どうしてやろうとしないのか、早く終わらせた方が気分もすっきりするのに、と宿題をすぐにはやらない娘に対してイライラする日々が続きました。そんな時、目の前で「親に言われて嫌々やって終わらせている」状態の娘をみながら、これは果たして娘のためになっているのだろうかと思うようになりました。
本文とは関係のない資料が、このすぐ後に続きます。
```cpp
int regtr_block_tail(const float* A1, int lda1, const float* a1_stats, float a1_slope, const float* row_div1, const float* A2, int lda2,
                     const float* W1, const float* W2, const int* seg_off, int n_clouds, int max_len, const void* tile_info,
                     int M, int N, int K1, int K2, float eps, float slope, float* Y, int ldy, void* ws, size_t ws_bytes,
                     float* out_stats, void* stream)
{
    if (!A1 || !W1 || !seg_off || !tile_info || !Y || !ws || n_clouds < 1 || max_len < 0) return RG_ERR_ARG;
    if (!regtr_block_tail_supported(M, N, K1, K2) || lda1 < K1 || ldy < N || (lda1 % 4)) return RG_ERR_ARG;
    if (K2 > 0 && (!A2 || !W2 || !a1_stats || row_div1 || lda2 < K2 || (lda2 % 4) || (uintptr_t)A2 % 16)) return RG_ERR_ARG;
    if (K2 == 0 && (A2 || W2 || a1_stats || !row_div1)) return RG_ERR_ARG;
    if (((uintptr_t)A1 | (uintptr_t)a1_stats | (uintptr_t)tile_info | (uintptr_t)ws) % 16) return RG_ERR_ARG;
    if (ws_bytes < regtr_block_tail_ws_bytes(n_clouds, max_len, N, K1, K2)) return RG_ERR_WORKSPACE;
    if (M == 0 || max_len == 0) return RG_OK;
    const int nc = bt_chunks(max_len);
    unsigned char* p = (unsigned char*)ws;
    double* part1 = (double*)p; p += bt_align((size_t)n_clouds * nc * (K1 * K1 + K1) * 8);
    double* part2 = (double*)p; p += bt_align((size_t)n_clouds * nc * (K2 * K2 + K2) * 8);
    uint16_t* planes1 = (uint16_t*)p; p += bt_align((size_t)n_clouds * 3 * N * K1 * 2);
    uint16_t* planes2 = (uint16_t*)p; p += bt_align((size_t)n_clouds * 3 * N * K2 * 2);
    float* mean1 = (float*)p; p += bt_align((size_t)n_clouds * K1 * 4);
    float* mean2 = (float*)p; p += bt_align((size_t)n_clouds * K2 * 4);
    float* pivot1 = (float*)p; p += bt_align((size_t)n_clouds * K1 * 4);
    float* pivot2 = (float*)p;
    hipStream_t st = (hipStream_t)stream;
    const dim3 mgrid(nc, n_clouds), pgrid(n_clouds, N / 64), sgrid(rg_cdiv(M, TS_ROWS), 1);
    TailArgs g{A1, A2, Y, (const float2*)a1_stats, row_div1, mean1, mean2, planes1, planes2, seg_off, (const int4*)tile_info,
               M, N, lda1, lda2, ldy, n_clouds, a1_slope, slope};
    const size_t lds = (size_t)3 * N * (K1 + K2) * 2;
    if (K2 > 0) {
        k_moments<1, true, false><<<mgrid, MO_WAVES * RG_WAVE, 0, st>>>(A1, lda1, (const float2*)a1_stats, a1_slope, nullptr, K1, seg_off, nc, part1, pivot1);
        k_moments<2, false, false><<<mgrid, MO_WAVES * RG_WAVE, 0, st>>>(A2, lda2, nullptr, 0.f, nullptr, K2, seg_off, nc, part2, pivot2);
        k_tail_prepare<32, 64><<<pgrid, 256, 0, st>>>(part1, part2, seg_off, nc, W1, W2, N, eps, planes1, planes2, mean1, mean2,
                                                      (float2*)out_stats, n_clouds, pivot1, pivot2);
        if (!rg_allow_dynamic_lds<k_tail_strip<2, 4, 2, 2, true>>(lds)) return RG_ERR_ARG;
        k_tail_strip<2, 4, 2, 2, true><<<sgrid, TS_WAVES * RG_WAVE, lds, st>>>(g);
    } else {
        k_moments<1, false, true><<<mgrid, MO_WAVES * RG_WAVE, 0, st>>>(A1, lda1, nullptr, 0.f, row_div1, K1, seg_off, nc, part1, pivot1);
        k_tail_prepare<16, 0><<<pgrid, 256, 0, st>>>(part1, nullptr, seg_off, nc, W1, nullptr, N, eps, planes1, nullptr, mean1, nullptr,
                                                     (float2*)out_stats, n_clouds, pivot1, nullptr);
        if (!rg_allow_dynamic_lds<k_tail_strip<1, 0, 2, 1, false>>(lds)) return RG_ERR_ARG;
        k_tail_strip<1, 0, 2, 1, false><<<sgrid, TS_WAVES * RG_WAVE, lds, st>>>(g);
    }
    RG_RETURN_IF_LAUNCH_FAILED();
    return RG_OK;
}


}
```

Measured before the change: 2290.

そもそも、私が娘に口出しをするのはなぜなのか。それは、娘に幸せになって欲しいからです。彼女が自ら学び、考えて、判断し、行動できるようになることを願っています。でも、その願いから私がとっている行動が、この口出しだとしたら、果たしてそれは娘の幸せな自立につながっているのだろうか、と疑問を持ったのです。
「子どもが自ら考え行動する機会を、親が干渉することで奪ってしまってはいないか」、ハートフルコミュニケーションで責任について学んだ時のことが思い出されました。今、まさに私のしていることはそれだと気付きました。宿題をやらずに困ることも含めて、娘の経験。どう対応するのか、いつやるのか、自ら判断する機会を私の口出しが奪っているのではと。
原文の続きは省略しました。